# Suche Klöckner S30-S3 Software (DOS) Für PS3



## Anonymous (8 August 2005)

Suche dringend Software für PS3 von Klöckner Möller.
Software ist von Möller nicht mehr erhältlich.
Bräuchte auch eine Schnittstelle.
Danke
Hausmeister


----------



## lorenz2512 (8 August 2005)

Hallo,
schau mal in diesem Beitrag: http://www.sps-forum.de/phpBB2/viewtopic.php?t=3921&start=0 ist 4. letzte Beitrag.


----------



## Anonymous (24 August 2005)

*Suche leider immer noch*

Der Autor des  Beitrages meldet sich leider nicht bei mir.
Bin somit immer noch auf der suche.
Und bei Möller bekommt auch leider keine brauchbare Hilfe.
Nur das die Software nicht mehr lieferfähig ist.
hausmeister :?


----------



## lorenz2512 (24 August 2005)

Hallo,
ich glaube ich habe da noch irgendwas rumliegen, ist aber 6 Disketten gross, heist Sucosoft S30, müßte das sein, bei Bedarf schreib mal eine E-Mail , unten steht die Kontaktadresse.


----------



## Windtek (3 März 2006)

*Sucosoft S30*

Hallo, lorenz,
Wir sind an der Software interessiert, bitte mir mitzuteilen, wie ich sie erhalten kannn.
E-Mail.  windtek@t-online.de


----------



## lorenz2512 (4 März 2006)

Hallo,
hast Post, leider schon vergriffen.


----------



## uwe78 (10 Mai 2006)

*suche sucosoft s30*

hallo 
ich bi auch schon ewig auf der suche nach der software, könntest du mir die auch schicken????
Bitte!!!!!!!
Danke Gruss UWE


----------



## uwe78 (11 Mai 2006)

danke werde es mal probieren!!!!!!!!!


----------



## willi (16 März 2007)

Anonymous schrieb:


> Suche dringend Software für PS3 von Klöckner Möller.
> Software ist von Möller nicht mehr erhältlich.
> Bräuchte auch eine Schnittstelle.
> Danke
> Hausmeister


 
Hallo Hausmeister,
deine Suche stammt aus 2005. Hast du bis heute Erfolg gehabt? Ich suche auch die Software von KlöMoe S30-S3.


----------



## lorenz2512 (16 März 2007)

hallo,
@ Willi: hast private Nachricht


----------



## Stromer (17 März 2007)

Für diese SPS, also die PS3 und die kleine PS4-100 gibt es sowohl ein Handprogrammiergerät als auch Software.
Für den Betrieb des PG (PC) ist ein besonderes Verbindungskabel notwendig, das in der Mitte mit einem kleinen Kästchen ausgestattet ist.
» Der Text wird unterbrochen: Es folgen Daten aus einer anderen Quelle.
# FofanovLab/mtsv_tools

Measured on AMD Instinct MI355X. Metric: reads/sec (whole node), 150bp reads vs MG-index, higher is better.
Workload: dtype u32/i16

## Files before the change

### include/mtsv_amd.h

```cpp
#ifndef MTSV_AMD_H
#define MTSV_AMD_H

#include <stddef.h>
#include <stdint.h>

#ifdef __cplusplus
extern "C" {
#endif

#define MTSV_OK 0
#define MTSV_E_ARG (-1)
#define MTSV_E_IO (-2)
#define MTSV_E_FORMAT (-3)
#define MTSV_E_DEVICE (-4)
#define MTSV_E_LIMIT (-5)
#define MTSV_E_NOMEM (-6)

typedef struct mtsv_index mtsv_index;
typedef struct mtsv_batch mtsv_batch;

typedef struct {
    double edit_rate;
    uint32_t seed_size;
    uint32_t seed_interval;
    double min_seed;
    uint64_t max_hits;
    uint64_t tune_max_hits;
    int64_t max_assignments;
    int64_t max_candidates;
} mtsv_params;

typedef struct {
    uint64_t read;
    uint32_t tax_id;
    uint32_t gi;
    uint32_t edit;
    uint8_t strand;
    uint8_t _pad[3];
    uint64_t offset;
} mtsv_hit;

typedef struct {
    uint64_t n;
    uint64_t n_bins;
    uint32_t occ_k;
    uint64_t sa_s;
    uint64_t file_bytes;
    uint64_t device_bytes;
    uint32_t kmer_k;
    uint32_t sa_full;
} mtsv_index_info_t;

#define MTSV_N_STAGES 8
typedef struct {
    float stage_ms[MTSV_N_STAGES];
    uint64_t n_reads;
    uint64_t n_seed_slots;
    uint64_t n_seed_hits;
    uint64_t lf_steps;
    uint64_t n_candidates;
    uint64_t n_verified;
    uint64_t window_bytes;
    uint64_t n_hits;
    uint64_t n_passes;
    uint64_t n_rounds;
    uint64_t n_lanes;
    uint64_t sw_cell_pairs;
    float sw_prefilter_ms;
    float sw_sweep_ms;
    uint64_t n_sw_passed;
    float sw_diag_ms;
    float sw_bound_ms;
    float edit_ms;
    uint64_t myers_columns;
    uint64_t n_sw_bound_refuted;
    uint64_t verify_turns;
    uint64_t verify_lanes_max;
    uint64_t myers_grid_max;
    uint64_t n_seed_tile_passes;
} mtsv_batch_stats;

const char *mtsv_last_error(void);
const char *mtsv_version(void);
void mtsv_params_default(mtsv_params *p);

int mtsv_device_count(void);

int mtsv_index_load(const char *path, mtsv_index **out);
int mtsv_index_build(uint64_t n_seqs, const uint32_t *tax_ids, const uint32_t *gis,
                     const uint8_t *const *seqs, const uint64_t *seq_lens, uint32_t occ_k,
                     uint64_t sa_s, int n_threads, mtsv_index **out);
int mtsv_index_build_fasta(const char *fasta_path, uint32_t occ_k, uint64_t sa_s, int n_threads,
                           mtsv_index **out);
int mtsv_set_build_device(int hip_device);
int mtsv_index_write(const mtsv_index *ix, const char *path);
int mtsv_index_info(const mtsv_index *ix, mtsv_index_info_t *info);
void mtsv_index_free(mtsv_index *ix);

#define MTSV_DEV_DEFAULT 0u
#define MTSV_DEV_SAMPLED_SA_ONLY 1u
#define MTSV_DEV_NO_KMER_TABLE 2u
#define MTSV_DEV_PACK_ON_DEVICE 4u
int mtsv_index_to_device(mtsv_index *ix, int hip_device, uint32_t flags);


#define MTSV_DEVPART_HEADER 0
#define MTSV_DEVPART_BLOCKS 1
#define MTSV_DEVPART_TEXT 2
#define MTSV_DEVPART_SA_SAMPLE 3
#define MTSV_DEVPART_BINS 4
#define MTSV_DEVPART_BIN_END 5
#define MTSV_DEVPART_BIN_LUT 6
typedef struct {
    uint32_t n, n_blocks;
    uint32_t C[5];
    uint32_t sentinel_row;
    uint32_t sa_s, sa_pow2_shift;
    uint32_t n_bins, bin_lut_shift;
    uint32_t kmer_k;
    uint32_t sa_full;
    uint32_t packed_on_device;
    uint32_t _pad;
    uint64_t device_bytes;
    float pack_ms, copy_ms, accel_build_ms;
    float _pad2;
} mtsv_device_header;
int mtsv_index_download_device(mtsv_index *ix, int hip_device, int part, void **out, uint64_t *bytes);

int mtsv_bin_batch(mtsv_index *ix, int hip_device, const uint8_t *bases, const uint64_t *read_off,
                   uint64_t n_reads, const mtsv_params *params, mtsv_hit **hits, uint64_t *n_hits);
void mtsv_hits_free(mtsv_hit *hits);
void *mtsv_host_alloc(size_t bytes);
void mtsv_host_free(void *p);
int mtsv_host_register(void *p, size_t bytes);
int mtsv_host_unregister(void *p);
int mtsv_bin_batch_multi(mtsv_index *ix, const int *devices, int n_devices, const uint8_t *bases,
                         const uint64_t *read_off, uint64_t n_reads, const mtsv_params *params,
                         mtsv_hit **hits, uint64_t *n_hits);
int mtsv_bin_batch_chunks(mtsv_index *const *chunks, const int *devices, int n_chunks,
                          const uint8_t *bases, const uint64_t *read_off, uint64_t n_reads,
                          const mtsv_params *params, mtsv_hit **hits, uint64_t *n_hits);
uint64_t mtsv_bin_batch_workspace_reads(uint64_t n_reads);

int mtsv_batch_create(mtsv_index *ix, int hip_device, uint64_t max_reads, uint64_t max_bases,
                      uint64_t max_hits_ws, mtsv_batch **out);
int mtsv_batch_create_lanes(mtsv_index *ix, int hip_device, uint64_t max_reads, uint64_t max_bases,
                            uint64_t max_hits_ws, int lanes, mtsv_batch **out);
int mtsv_batch_reserve_host(mtsv_batch *b, uint64_t n_reads, uint64_t n_bases, uint32_t warm_read_len);
#define MTSV_VERIFY_REFERENCE 0
#define MTSV_VERIFY_EDIT_FIRST 1
int mtsv_batch_set_verify_mode(mtsv_batch *b, int mode);
int mtsv_set_default_verify_mode(int mode);
int mtsv_batch_upload(mtsv_batch *b, const uint8_t *bases, const uint64_t *read_off,
                      uint64_t n_reads);
int mtsv_batch_run(mtsv_batch *b, const mtsv_params *params);
int mtsv_batch_run_host(mtsv_batch *b, const uint8_t *bases, const uint64_t *read_off,
                        uint64_t n_reads, const mtsv_params *params);
int mtsv_batch_run_host_parts(mtsv_batch *b, int n_parts, const uint8_t *const *bases, const uint64_t *const *read_off,
                              const uint64_t *n_reads, const mtsv_params *params);
int mtsv_batch_stats_get(const mtsv_batch *b, mtsv_batch_stats *st);

typedef struct {
    uint32_t tax_id;
    uint32_t _pad;
    uint64_t only_hit, only_best, tied_best, not_best;
} mtsv_taxon_stats;
int mtsv_batch_set_taxa_report(mtsv_batch *b, int on);
int mtsv_batch_taxa_report(mtsv_batch *b, mtsv_taxon_stats **rows, uint64_t *n_rows, uint64_t *total_reads,
                           float *device_ms, int reset);
int mtsv_merge_taxa_reports(const mtsv_taxon_stats *a, uint64_t n_a, const mtsv_taxon_stats *b, uint64_t n_b,
                            mtsv_taxon_stats **out, uint64_t *n_out);
int mtsv_format_taxa_report(const mtsv_taxon_stats *rows, uint64_t n_rows, uint64_t total_reads, char **out,
                            uint64_t *out_len);

#define MTSV_MATCH_OFF 0
#define MTSV_MATCH_WITH_HITS 1
#define MTSV_MATCH_ONLY 2
int mtsv_batch_set_match_flags(mtsv_batch *b, int mode);
int mtsv_batch_match_flags(mtsv_batch *b, uint64_t **words, uint64_t *n_reads, uint64_t *n_matched);

#define MTSV_KEEP_UNMATCHED 0
#define MTSV_KEEP_MATCHED 1
int mtsv_batch_take_reads(mtsv_batch *dst, mtsv_batch *src, int keep, uint64_t *n_kept, uint64_t *bases_kept,
                          float *device_ms);
int mtsv_batch_copy_reads(mtsv_batch *dst, mtsv_batch *src, float *device_ms);
int mtsv_batch_merge_runs(mtsv_batch *dst, mtsv_batch *const *srcs, int n_srcs, float *device_ms);
int mtsv_batch_read_map(mtsv_batch *b, uint64_t **map, uint64_t *n_reads);
int mtsv_batch_download_reads(mtsv_batch *b, uint8_t **codes, uint64_t **read_off, uint64_t *n_reads);
int mtsv_batch_download(mtsv_batch *b, mtsv_hit **hits, uint64_t *n_hits);

typedef struct {
    uint64_t read;
    uint32_t tax_id;
    uint32_t edit;
} mtsv_assignment;
#define MTSV_ASSIGN_OFF 0
#define MTSV_ASSIGN_WITH_HITS 1
#define MTSV_ASSIGN_ONLY 2
int mtsv_batch_set_assignments(mtsv_batch *b, int mode);
int mtsv_batch_download_assignments(mtsv_batch *b, mtsv_assignment **a, uint64_t *n, float *device_ms);
#define MTSV_GRAIN_TAXID 0
#define MTSV_GRAIN_TAXID_GI 1
#define MTSV_GRAIN_LONG 2
int mtsv_batch_set_assignment_grain(mtsv_batch *b, int grain);
typedef struct {
    uint64_t read;
    uint32_t tax_id, gi, offset, edit;
} mtsv_assignment_gi;
int mtsv_batch_download_assignments_gi(mtsv_batch *b, mtsv_assignment_gi **a, uint64_t *n, float *device_ms);
void mtsv_batch_free(mtsv_batch *b);

typedef struct mtsv_fold mtsv_fold;
int mtsv_fold_create(int hip_device, int grain, mtsv_fold **out);
void mtsv_fold_free(mtsv_fold *f);
int mtsv_fold_reset(mtsv_fold *f, uint64_t n_reads);
int mtsv_fold_add_run(mtsv_fold *f, mtsv_batch *src, float *device_ms);
int mtsv_fold_add_records(mtsv_fold *f, const void *records, uint64_t n, float *device_ms);
int mtsv_fold_count(const mtsv_fold *f, uint64_t *n);
int mtsv_fold_download(mtsv_fold *f, mtsv_assignment **a, uint64_t *n);
int mtsv_fold_download_gi(mtsv_fold *f, mtsv_assignment_gi **a, uint64_t *n);
int mtsv_fold_taxa_report(mtsv_fold *f, mtsv_taxon_stats **rows, uint64_t *n_rows, uint64_t *total_reads, float *device_ms);
int mtsv_fold_match_flags(mtsv_fold *f, uint64_t **words, uint64_t *n_reads, uint64_t *n_matched);
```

Falls jemand Interesse an solchen SPS und an der Soft, samt dem Kabel hat soll er sich mit mir in Verbindung setzen.
Ich habe eine in Betrieb und brauche lediglich noch das Handprogrammiergerät, das reicht mir falls ich Änderungen machen muss.

Diese Soft samt Kabel eigenet sich nicht für die PS4-200, PS4-150 und deren Nachfolgemodelle.


----------



## willi (18 März 2007)

*Sucosoft S30-S3*

Hab vielen Dank für dein Angebot. Habe mittlerweile alles zusammen - auch das Schnittstellenkabel zur PS3

Gruß Willi


----------



## sascha g (21 März 2007)

Hallo, 

ich habe eine PS3 geschenk bekommen kann mir einer die Software S30 Schicken per mail und eine Pinbelegung für das Kabel einen RS232/RS485 Wandler kann ich selber bauen.


Gruß


Sascha


----------



## sascha g (1 April 2007)

Hallo,

ich hab ne RS485-Karte von Möller bekommen leider hat der Rechner den ich hab für die SPS nur eine Partition und wenn ich S30 instalieren will kommt so ne Meldung konnte nicht auf Laufwerk D zugreifen hat einer ne ahnung wie ich das umgehen kann.


Gruß


Sascha


----------



## Uwe Schröder (4 April 2007)

*Eine kleine Hilfe !!!???*

Hallo Sascha!

Man kann durch die taste F wie Fehler diesen Aufruf quittieren und kann dann einfach wieter arbeiten.

mfg. Uwe schröder


----------



## sascha g (4 April 2007)

*Sps*

Hallo,

ich hab von meinem Prozess und Automatisierungs Lehrer eine RS485 Karte geschenkbekommen allerdings versteh ich nicht wie ich die Jumper und die Schalter darauf einstellen muss.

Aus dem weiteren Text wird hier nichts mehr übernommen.